溫公私第在縣宇之西北數十裏,質樸而嚴潔,去市不遠,如在山林中。廳事前有棣華齋,乃諸弟子肄業之所也。轉齋而東,有柳塢,水四環之,待月亭及竹閣西東水亭也。巫鹹榭乃附縣城為之,正對巫鹹山。後有賜書閣,貯三朝所賜之書籍。諸處榜額皆公染指書,其法以第二指尖抵第一指頭,指頭上節微屈,染墨書之。字亦尺許大,如世所見“公生明”字,惟巫鹹榭字差大爾。園圃在宅之東,溫公嘗宿於閣下,東畔小閣侍吏唯一老僕。一更二點即令老僕先睡,看書至夜分,乃自罨火滅燭而睡。至五更初,公即自起,發燭點燈著述,夜夜如此。天明,即入宅起居其兄,且或坐於床前問勞,話畢即回閣下。
駙馬都尉之名,起於三國,故何晏尚魏公主,謂之駙馬都尉。然不獨官名以駙馬給之,蓋御馬之副,謂之駙馬,從而給之,示親愛也。故杜預尚晉文帝妹高陸公主,至武帝踐祚,拜鎮南大將軍,給追鋒車第二駙馬。且晏如傅粉,宜為禁嚴。若預乃癭如瓠爾,何至妻帝之女也。始信前古帝婿唯擇人材,不專以貌也。後世浸失此意,惜哉!

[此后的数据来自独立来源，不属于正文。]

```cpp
template <int RULE = RULE_GENERIC> struct RowSamplerT {
    static constexpr bool orbital = RULE == RULE_ORBITAL;
    static constexpr bool batch_draws = true;
    uint32_t key0, key1;
    int mode, type;
    float sigma2;
    uint32_t stride, x_off, y_off, xyz;

    DEV void reset_caches() {}
    DEV float x(uint32_t k) const { return wrap01(lds_x[x_off + k * stride]); }
    DEV float y_raw(uint32_t k) const { return lds_x[y_off + k * stride]; }
    DEV uint32_t z_off() const { return xyz - x_off - y_off; }
    DEV float z_raw(uint32_t k) const { return lds_x[z_off() + k * stride]; }
    DEV float next(uint32_t k) const {
        if constexpr (orbital) return wrap01(lds_x[(mode == SM_STAGE1 ? y_off : z_off()) + k * stride]);
        float v = y_raw(k);
        if (mode != SM_STAGE1) {
            const float z = z_raw(k);
            v = mode == SM_STAGE2 ? z : green_reverse(x(k), v, z);
        }
        return wrap01(v);
    }
    DEV void adopt(int commit_mode) {
        const uint32_t xo = x_off, zo = z_off();
        x_off = commit_mode == SM_STAGE1 ? y_off : (commit_mode == SM_STAGE2 ? zo : xo);
        y_off = commit_mode == SM_STAGE1 ? xo : y_off;
    }
    DEV uint32_t roles() const { return (x_off << 1) | (y_off << 16); }
    DEV void set_roles(uint32_t w, uint32_t group, uint32_t col) { x_off = (w >> 1) & 0x7fffu; y_off = w >> 16; xyz = 3u * (group + col); }
    DEV static uint32_t first_roles(uint32_t group, uint32_t col) { return (col << 1) | ((group + col) << 16); }
    DEV void fill_first(uint32_t b, uint32_t major, uint32_t chain, bool large) const {
        const Unit4 u = philox_unit4(key0, key1, b, major, chain, TAG_S1);
        const float *xs = &lds_x[x_off + 4u * b * stride];
        float *ys = &lds_x[y_off + 4u * b * stride];
        const float x4[4] = {wrap01(xs[0]), wrap01(xs[stride]), wrap01(xs[2u * stride]), wrap01(xs[3u * stride])};
        float y[4];
        first_stage_block(orbital ? 2 : type, large, u, x4, y);
        ys[0] = y[0]; ys[stride] = y[1]; ys[2u * stride] = y[2]; ys[3u * stride] = y[3];
    }
    DEV void fill_second(uint32_t b, uint32_t D4, uint32_t major, uint32_t chain, bool large) const {
        const uint32_t nblk = large ? D4 / 4u : ((orbital || type == 2) ? (D4 / 2u + 3u) / 4u : D4 / 2u);
        if (b >= nblk) return;
        const Unit4 u = philox_unit4(key0, key1, b, major, chain, TAG_S2);
        const uint32_t zo = z_off();
        if (large) {
#pragma unroll
            for (uint32_t i = 0; i < 4u; ++i) lds_x[zo + (4u * b + i) * stride] = u.v[i];
        } else if (orbital || type == 2) {
            float xa[4], xb[4], ya[4], yb[4];
#pragma unroll
            for (uint32_t i = 0; i < 4u; ++i) {
                const uint32_t k0 = 2u * (4u * b + i), kk = k0 + 1u < D4 ? k0 : 0u;
                xa[i] = x(kk); xb[i] = x(kk + 1u);
                ya[i] = y_raw(kk); yb[i] = y_raw(kk + 1u);
            }
#pragma unroll
            for (uint32_t i = 0; i < 4u; ++i) {
                const uint32_t k0 = 2u * (4u * b + i);
                if (k0 + 1u < D4) {
                    float z0, z1;
                    orbital_second_pair(u.v[i], xa[i], xb[i], ya[i], yb[i], z0, z1);
                    lds_x[zo + k0 * stride] = z0;
                    lds_x[zo + (k0 + 1u) * stride] = z1;
                }
            }
        } else {
            const uint32_t k = 2u * b;
            const float x0 = x(k), x1 = x(k + 1u);
            lds_x[zo + k * stride] = iid_second(u.v[0], u.v[1], sigma2, x0);
            lds_x[zo + (k + 1u) * stride] = iid_second(u.v[2], u.v[3], sigma2, x1);
        }
    }
};
typedef RowSamplerT<> RowSampler;
template <int RULE> DEV void row_fill_first_drawn(const RowSamplerT<RULE> &s, uint32_t b, const Unit4 &u, bool large) {
    const float *xs = &lds_x[s.x_off + 4u * b * s.stride];
    float *ys = &lds_x[s.y_off + 4u * b * s.stride];
    const float x4[4] = {wrap01(xs[0]), wrap01(xs[s.stride]), wrap01(xs[2u * s.stride]), wrap01(xs[3u * s.stride])};
    float y[4];
    first_stage_block(RowSamplerT<RULE>::orbital ? 2 : s.type, large, u, x4, y);
    ys[0] = y[0]; ys[s.stride] = y[1]; ys[2u * s.stride] = y[2]; ys[3u * s.stride] = y[3];
}

struct RowsLds {
    DEV float get(uint32_t k, uint32_t col) const { return lds_x[k * 64u + col]; }
    DEV void put(uint32_t k, uint32_t col, float v) const { lds_x[k * 64u + col] = v; }
};
struct RowsMem {
    typedef float __attribute__((address_space(1))) *GPtr;
    GPtr base;
    uint32_t stride;
    DEV float get(uint32_t k, uint32_t col) const { return base[(size_t) k * stride + col]; }
    DEV void put(uint32_t k, uint32_t col, float v) const { base[(size_t) k * stride + col] = v; }
};

template <class Rows> struct PoolRowSampler {
    static constexpr bool batch_draws = true;
    uint32_t lane;
    Rows rows;
    const float *mira_x = nullptr;
    size_t mira_stride = 0;
    uint32_t mira_k0 = 0u, mira_k1 = 0u, mira_major = 0u, mira_chain = 0u, cached = 0xffffffffu;
    u4 blk = {0u, 0u, 0u, 0u};
    DEV void reset_caches() { cached = 0xffffffffu; }
    DEV float row(uint32_t k) const { return rows.get(k, lane); }
    DEV float next(uint32_t k) const { return wrap01(row(k)); }
    DEV float x(uint32_t k) const { return load_global_f32(mira_x + (size_t) k * mira_stride); }
    DEV float y_raw(uint32_t k) {
        if (cached != (k >> 2)) { cached = k >> 2; blk = philox4x32_10(mira_k0, mira_k1, cached, mira_major, mira_chain, TAG_S1); }
        uint32_t bx = blk.x, by = blk.y, bz = blk.z, bw = blk.w;
        asm volatile("" : "+v"(bx), "+v"(by), "+v"(bz), "+v"(bw));
        const uint32_t c = k & 3u, w = (c & 2u) ? ((c & 1u) ? bw : bz) : ((c & 1u) ? by : bx);
        return iid_first(u32_to_unit(w), x(k));
    }
    DEV float z_raw(uint32_t k) const { return row(k); }
};

struct State4 { float x0, x1, x2, x3; };
DEV State4 v5_state4(const DParams &P, uint32_t D, size_t xcol, uint32_t b) {
    const bool hi = 4u * b + 2u < D;
    const float *xs = P.x + (size_t) (4u * b) * P.n_chains + xcol;
    State4 X;
    X.x0 = load_global_f32(xs); X.x1 = load_global_f32(xs + P.n_chains);
    X.x2 = load_global_f32(xs + (hi ? 2u : 0u) * (size_t) P.n_chains); X.x3 = load_global_f32(xs + (hi ? 3u : 1u) * (size_t) P.n_chains);
    return X;
}
template <class Rows> DEV void v5_fill_first(const DParams &P, const Rows &rows, uint32_t D, uint32_t col, const State4 &X, uint32_t b, uint32_t major, uint32_t chain, bool large) {
    const Unit4 u = philox_unit4(P.key0, P.key1, b, major, chain, TAG_S1);
    const float u0 = u.v[0], u1 = u.v[1], u2 = u.v[2], u3 = u.v[3];
    const bool hi = 4u * b + 2u < D;
    const float x0 = X.x0, x1 = X.x1, x2 = X.x2, x3 = X.x3;
    float y0, y1, y2, y3;
    if (P.type == 2) {
        orbital_first_pair(u0, u1, x0, x1, y0, y1);
        orbital_first_pair(u2, u3, x2, x3, y2, y3);
    } else {
        y0 = iid_first(u0, x0); y1 = iid_first(u1, x1);
        y2 = iid_first(u2, x2); y3 = iid_first(u3, x3);
    }
    rows.put(4u * b, col, large ? u0 : y0); rows.put(4u * b + 1u, col, large ? u1 : y1);
    if (hi) { rows.put(4u * b + 2u, col, large ? u2 : y2); rows.put(4u * b + 3u, col, large ? u3 : y3); }
}
template <class Rows> DEV void v5_fill_second(const DParams &P, const Rows &rows, uint32_t D, uint32_t col, size_t xcol, uint32_t b, uint32_t major, uint32_t chain, bool large) {
    const Unit4 u = philox_unit4(P.key0, P.key1, b, major, chain, TAG_S2);
    if (large) {
#pragma unroll
        for (uint32_t i = 0; i < 4u; ++i)
            if (4u * b + i < D) rows.put(4u * b + i, col, u.v[i]);
        return;
    }
    if (P.type != 2) {
        const uint32_t k = 2u * b;
        const float x0 = load_global_f32(P.x + (size_t) k * P.n_chains + xcol), x1 = load_global_f32(P.x + (size_t) (k + 1u) * P.n_chains + xcol);
        rows.put(k, col, iid_second(u.v[0], u.v[1], P.sigma2, x0));
        rows.put(k + 1u, col, iid_second(u.v[2], u.v[3], P.sigma2, x1));
        return;
    }
    float xa[4], xb[4], ya[4], yb[4];
#pragma unroll
    for (uint32_t i = 0; i < 4u; ++i) {
        const uint32_t k0 = 2u * (4u * b + i);
        const uint32_t kk = k0 + 1u < D ? k0 : 0u;
        xa[i] = load_global_f32(P.x + (size_t) kk * P.n_chains + xcol); xb[i] = load_global_f32(P.x + (size_t) (kk + 1u) * P.n_chains + xcol);
        ya[i] = rows.get(kk, col); yb[i] = rows.get(kk + 1u, col);
    }
#pragma unroll
    for (uint32_t i = 0; i < 4u; ++i) {
        const uint32_t k0 = 2u * (4u * b + i);
        if (k0 + 1u < D) {
            float z0, z1;
            orbital_second_pair(u.v[i], xa[i], xb[i], ya[i], yb[i], z0, z1);
            rows.put(k0, col, z0);
            rows.put(k0 + 1u, col, z1);
        }
    }
}
template <class Rows> DEV void v5_iid_second_again(const DParams &P, const Rows &rows, uint32_t D, uint32_t col, size_t xcol, uint32_t b, uint32_t major, uint32_t chain, bool large, bool reverse) {
    const Unit4 u2 = philox_unit4(P.key0, P.key1, b, major, chain, TAG_S2);
    if (large) {
        Unit4 u1 = u2;
        if (reverse) u1 = philox_unit4(P.key0, P.key1, b, major, chain, TAG_S1);
#pragma unroll
        for (uint32_t i = 0; i < 4u; ++i) {
            const uint32_t k = 4u * b + i;
            if (k < D) {
                float *xg = P.x + (size_t) k * P.n_chains + xcol;
                if (reverse) rows.put(k, col, green_reverse(load_global_f32(xg), u1.v[i], u2.v[i]));
                else *xg = wrap01(u2.v[i]);
            }
        }
        return;
    }
    const uint32_t k = 2u * b;
    float *xg0 = P.x + (size_t) k * P.n_chains + xcol, *xg1 = xg0 + P.n_chains;
    const float x0 = load_global_f32(xg0), x1 = load_global_f32(xg1);
    const float z0 = iid_second(u2.v[0], u2.v[1], P.sigma2, x0), z1 = iid_second(u2.v[2], u2.v[3], P.sigma2, x1);
    if (!reverse) { *xg0 = wrap01(z0); *xg1 = wrap01(z1); return; }
    const u4 r1 = philox4x32_10(P.key0, P.key1, k >> 2, major, chain, TAG_S1);
    const float ua = (k & 2u) ? u32_to_unit(r1.z) : u32_to_unit(r1.x), ub = (k & 2u) ? u32_to_unit(r1.w) : u32_to_unit(r1.y);
    const float y0 = iid_first(ua, x0), y1 = iid_first(ub, x1);
    rows.put(k, col, green_reverse(x0, y0, z0));
    rows.put(k + 1u, col, green_reverse(x1, y1, z1));
}

struct PssmltSampler {
    uint32_t key0, key1, chain, major;
    bool large, kelemen;
    float sigma;
    uint32_t lane;
    uint32_t n_exist;
    u4 b1;
    uint32_t b1_idx;
    DEV void reset_caches() { b1_idx = 0xffffffffu; }
    DEV float u_s1(uint32_t idx) {
        uint32_t blk = idx >> 2;
        if (blk != b1_idx) { b1 = philox4x32_10(key0, key1, blk, major, chain, TAG_S1); b1_idx = blk; }
        return pick4(b1, idx & 3u);
    }
    DEV float x(uint32_t k) const { return lds_x[k * 64u + lane]; }
    DEV float next(uint32_t k) {
        const uint32_t per = (large || kelemen) ? 1u : 2u;
        if (k >= n_exist) return u_s1(per * n_exist + (k - n_exist));
        if (large) return u_s1(k);
        float value = x(k);
        if (kelemen) {
            float xi = u_s1(k);
            const bool add = xi < 0.5f;
            xi = add ? 2.f * xi : 2.f * (xi - 0.5f);
            const float dv = KELEMEN_S2 * fast_exp2(xi * LOG2_S1_OVER_S2);
            if (add) { value += dv; if (value > 1.f) value -= 1.f; }
            else { value -= dv; if (value < 0.f) value += 1.f; }
            return value;
        }
        const float v = value + gaussian_sample(u_s1(2u * k), u_s1(2u * k + 1u), sigma);
// ... 4 lines not shown
```

### drmlt-mitsuba_amd/csrc/kernels.hip

```cpp
#include <algorithm>
#include <cstdlib>
#include <cstdio>
#include <type_traits>
#include "device_path.h"

#include "kernel_common.h"
#include "launch_plan.h"

__device__ __attribute__((noinline)) DSplat eval_boot_sample(const DParams &P, uint32_t index, uint32_t &nd) {
    Sampler smp;
    smp.key0 = P.key0; smp.key1 = P.key1; smp.chain = P.boot_stream; smp.major = index;
    smp.mode = SM_BOOT; smp.arr = nullptr;
    uint32_t nr;
    return eval_path(P, smp, nr, nd);
}
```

後漢以來方書中有五石散,又謂之寒食散。論者曰:“服金石人不可食熱物,服之則兩熱相激,故名謂之寒食。”則可也。然《晉史》載裴秀服寒食散,當飲熱酒而飲冷酒,薨,年四十八。據此則又是不可飲冷物也。後問一名醫,答雲:“食物則宜冷,而酒則熱耳。”僕初不信,後讀《千金方》第二十五捲:“解五石毒,一切冷食,唯酒須令溫。”然則《裴秀傳》所謂“當飲熱酒”亦非。
王元道嘗言:《陝西於仙姑傳》雲:“得道術,能不食,年約三十許,不知其實年也。”陝西提刑陽翟李熙民逸老,正直剛毅人也,聞人所傳,甚異,乃往青平軍自驗之。既見,道貌高古,不覺心服。因曰:“欲獻茶一杯,可乎?”姑曰:“不食茶久矣,今勉強一啜。”既食,少頃垂兩手出,玉雪如也;須臾,所食之茶從十指甲出,凝於地,色猶不變。逸老令就地颳取,且使嘗之,香味如故,因大奇之。
紹興六年夏,僕與年兄何元章會於錢塘江上。餘因舉東坡詩云:“天外黑風吹海立,浙東飛雨過江來。”元章雲:“立字最為有力,乃水踴起之貌。老杜《三大禮賦》雲:‘九天之雲下垂,四海之水欲立。’東坡之意,蓋出於此。或者妄易‘立’為‘至’,衹可一笑。”